And... adding a larger exhaust system will actually effect the function of the turbo. The supercharger won't care nearly as much...if at all. His exhaust system is NOT why he is making 210whp, so until he gets his car where it should be with the exhaust he has, it's pointless to hypothesize what he 'should' make with a better exhaust. 
But...when that day comes....
If he brings a bigger exhaust to a dyno, does a before pull... swaps the exhaust, does another pull and picks up 25whp... I'll paypal you $25... $1 for each hp he picked up.
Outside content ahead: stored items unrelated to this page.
static int build_params(lf_handle* h)
{
    const lf_config& c = h->cfg;
    h->Hc = c.img_rows - c.top_cutoff;
    h->W = c.img_cols;
    if (h->Hc <= 0 || h->W <= 0 || c.in_rows <= 0 || c.in_cols <= 0 || c.top_cutoff < 0) {
        lf_set_error(h, LF_ERR_BAD_ARG, "bad geometry: in %dx%d img %dx%d cutoff %d", c.in_rows, c.in_cols, c.img_rows,
                     c.img_cols, c.top_cutoff);
        return LF_ERR_BAD_ARG;
    }
    if (h->W % 32 != 0) { lf_set_error(h, LF_ERR_UNSUPPORTED, "img_cols must be a multiple of 32 (got %d)", h->W); return LF_ERR_UNSUPPORTED; }
    h->P = (size_t)h->Hc * h->W;
    h->Ww = (h->W + 31) / 32;
    PreParams& p = h->pre;
    memset(&p, 0, sizeof(p));
    p.in_rows = c.in_rows; p.in_cols = c.in_cols; p.img_rows = c.img_rows; p.img_cols = c.img_cols;
    p.top_cutoff = c.top_cutoff; p.Hc = h->Hc; p.W = h->W;
    p.resize = (c.img_rows != c.in_rows) || (c.img_cols != c.in_cols);
    const double fx = (double)c.img_cols / (double)c.in_cols, fy = (double)c.img_rows / (double)c.in_rows;
    p.ifx = 1.0 / fx; p.ify = 1.0 / fy;
    p.identity_ai = 1;
    for (int i = 0; i < 3; ++i) { p.ai_scale[i] = c.ai_scale[i]; p.ai_shift[i] = c.ai_shift[i]; if (c.ai_scale[i] != 1.f || c.ai_shift[i] != 0.f) p.identity_ai = 0; }
    for (int k = 0; k < 4; ++k) for (int ch = 0; ch < 3; ++ch) { p.lo[k][ch] = c.hsv_lo[k][ch]; p.hi[k][ch] = c.hsv_hi[k][ch]; }
    p.ksize = c.dilation_kernel_size;
    if (p.ksize < 1 || p.ksize > kMaxKsize) { lf_set_error(h, LF_ERR_UNSUPPORTED, "dilation_kernel_size %d not in [1,%d]", p.ksize, kMaxKsize); return LF_ERR_UNSUPPORTED; }
    p.r = p.ksize / 2;
    {
        int r = p.ksize / 2, cc = p.ksize / 2;
        double inv_r2 = r ? 1.0 / ((double)r * r) : 0.0;
        for (int i = 0; i < p.ksize; ++i) {
            int dy = i - r;
            p.j1[i] = 0; p.j2[i] = 0;
            if (abs(dy) <= r) {
                int dx = cv_round_host(cc * sqrt((r * r - dy * dy) * inv_r2));
                p.j1[i] = cc - dx > 0 ? cc - dx : 0;
                p.j2[i] = cc + dx + 1 < p.ksize ? cc + dx + 1 : p.ksize;
            }
        }
        if (p.ksize % 2 == 0) { lf_set_error(h, LF_ERR_UNSUPPORTED, "even dilation kernels are not supported"); return LF_ERR_UNSUPPORTED; }
    }
    h->canny.Hc = h->Hc; h->canny.W = h->W; h->canny.Ww = h->Ww;
    double lo = c.canny_lo, hi = c.canny_hi;
    if (lo > hi) { double t = lo; lo = hi; hi = t; }
    h->canny.low = dm::ifloor(lo); h->canny.high = dm::ifloor(hi);
    if ((size_t)h->Hc * h->Ww > 8 * 1024 && (8192 / h->Ww < 1 || (int)((60 * 1024 / 4) / (2 * (size_t)h->Ww)) - 1 < 1)) { lf_set_error(h, LF_ERR_UNSUPPORTED, "img_cols %d: one row of the edge bit planes exceeds the hysteresis strip budget", h->W); return LF_ERR_UNSUPPORTED; }
    SegParams& S = h->seg;
    memset(&S, 0, sizeof(S));
    S.Hc = h->Hc; S.W = h->W; S.img_rows = c.img_rows; S.img_cols = c.img_cols; S.top_cutoff = c.top_cutoff;
    S.cap_lines = h->cap_lines;
    S.rx = 1.0 / (double)c.img_cols; S.ry = 1.0 / (double)c.img_rows; S.cut = (double)c.top_cutoff;
    memcpy(S.H, c.H, sizeof(S.H));
    seg_camera(h);
    S.lanewidth = c.lanewidth; S.linewidth_white = c.linewidth_white; S.linewidth_yellow = c.linewidth_yellow;
    S.d_min = c.d_min; S.d_max = c.d_max; S.phi_min = c.phi_min; S.phi_max = c.phi_max;
    return LF_OK;
}

static int lbd_weights(lf_handle* h, int w)
// ... 198 lines not shown
            return LF_ERR_UNSUPPORTED;
        }
    }
    if (h->detector == LF_DETECTOR_HOUGH) {
        int rc = hough_prepare(h);
        if (rc != LF_OK) return rc;
        StageClock::Scope t(h, h->clock, ST_HOUGH);
        LF_HIP_CHECK(h, hipMemsetAsync(h->lsd.d_zero, 0, h->lsd.zero_bytes, s));
        HoughParams hp = h->hough_p;
        hp.threshold = h->hough_params.threshold; hp.line_length = h->hough_params.min_line_length; hp.line_gap = h->hough_params.max_line_gap;
        launch_hough(hp, n * 3, h->hough_slots < n * 3 ? h->hough_slots : n * 3, h->d_strong, h->d_maskbits, h->d_hough_tab, h->d_hough_acc,
                     h->d_hough_nz, h->d_slot_lines, h->d_counts, s);
        LF_HIP_CHECK(h, hipGetLastError());
        h->slot_mode = SEG_HOUGH;
        h->last_frames = n;
        h->overflow_zeroed = true;
        return LF_OK;
    }
    if (dense) {
        StageClock::Scope t(h, h->clock, ST_DENSE);
        LF_HIP_CHECK(h, hipMemsetAsync(h->lsd.d_zero, 0, h->lsd.zero_bytes, s));
        launch_dense(h->Hc, h->W, h->Ww, h->cap_lines, (float)h->dense_params.sobel_threshold, n * 3, h->d_strong, h->d_maskbits,
                     h->d_bwbits, h->d_slot_lines, h->d_dense_rec, h->d_counts, s);
        LF_HIP_CHECK(h, hipGetLastError());
        h->slot_mode = SEG_DENSE;
        h->last_frames = n;
        h->overflow_zeroed = true;
        return LF_OK;
    }
    h->slot_mode = SEG_FLOAT;
    {
        StageClock::Scope t(h, h->clock, ST_LSD_GRAD);
        LF_HIP_CHECK(h, hipMemsetAsync(h->lsd.d_zero, 0, h->lsd.zero_bytes, s));
        h->lsd.grad(n, h->d_strong, h->d_maskbits, true, s);
    }
    { StageClock::Scope t(h, h->clock, ST_LSD_ORDER); h->lsd.order(n, 0, s); }
    {
        StageClock::Scope t(h, h->clock, ST_LSD_LABEL);
        h->lsd.label(n, true, s);
    }
    static const char* diag_skip = getenv("LF_DIAG_SKIP");
    if (diag_skip && strstr(diag_skip, "grow")) LF_HIP_CHECK(h, hipMemsetAsync(h->d_counts, 0, (size_t)n * 3 * sizeof(int), s));
    else {
        StageClock::Scope t(h, h->clock, ST_LSD_GROW);
        const LsdState& L = h->lsd;
        h->lsd.grow(n, h->d_slot_lines, h->d_counts, kGrowLdsKb[L.env_lds_level >= 0 ? L.env_lds_level : L.grow_lds_level],
                    L.env_mixed >= 0 ? L.env_mixed != 0 : L.grow_mixed, true, s);
    }
    LF_HIP_CHECK(h, hipGetLastError());
    h->last_frames = n;
    h->overflow_zeroed = true;
    return LF_OK;
}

If it's less than 25whp, you paypal me the difference










_Modified by leebro61 at 1:37 AM 12-21-2005_


----------



## PBWB (Sep 12, 2004)

*Re: My C2 stage 2 dyno. (leebro61)*

whatever.


----------



## KIEZERJOSE (Feb 15, 2003)

*Re: My C2 stage 2 dyno. (KIEZERJOSE)*

The more i drive the car the more i am starting to think that that dyno was wrong.. I have a audi quattro that has 220hp (or something like that) stock and the jetta will run laps arround the audi.. i already put 150 miles on the car and the more i drive it the more it shocks me
























ooh and the exhaust is on its last leg, the tip is MIA lol..


----------



## AlwaysInBoost (Sep 4, 2001)

*Re: My C2 stage 2 dyno. (KIEZERJOSE)*


_Quote, originally posted by *KIEZERJOSE* »_










damn you have DR's on the rear...


----------



## mode12 (Apr 26, 2000)

*Re: My C2 stage 2 dyno. (AlwaysInBoost)*


_Quote, originally posted by *AlwaysInBoost* »_damn you have DR's on the rear...

i was thinking KDW's??


----------



## KIEZERJOSE (Feb 15, 2003)

*Re: My C2 stage 2 dyno. (AlwaysInBoost)*

BFGoodrich g-Force T/A KDW-2 all around, these tires make alot of road noise but perform better than any tire i have had so far. 
PS: they suck in the snow lol..


----------



## PBWB (Sep 12, 2004)

*Re: My C2 stage 2 dyno. (KIEZERJOSE)*

ive always been partial to toyo proxy T1-S tires, dey da shiizer!


----------



## AlwaysInBoost (Sep 4, 2001)

*Re: My C2 stage 2 dyno. (PBWB)*


_Quote, originally posted by *PBWB* »_ive always been partial to toyo proxy T1-S tires, dey da shiizer!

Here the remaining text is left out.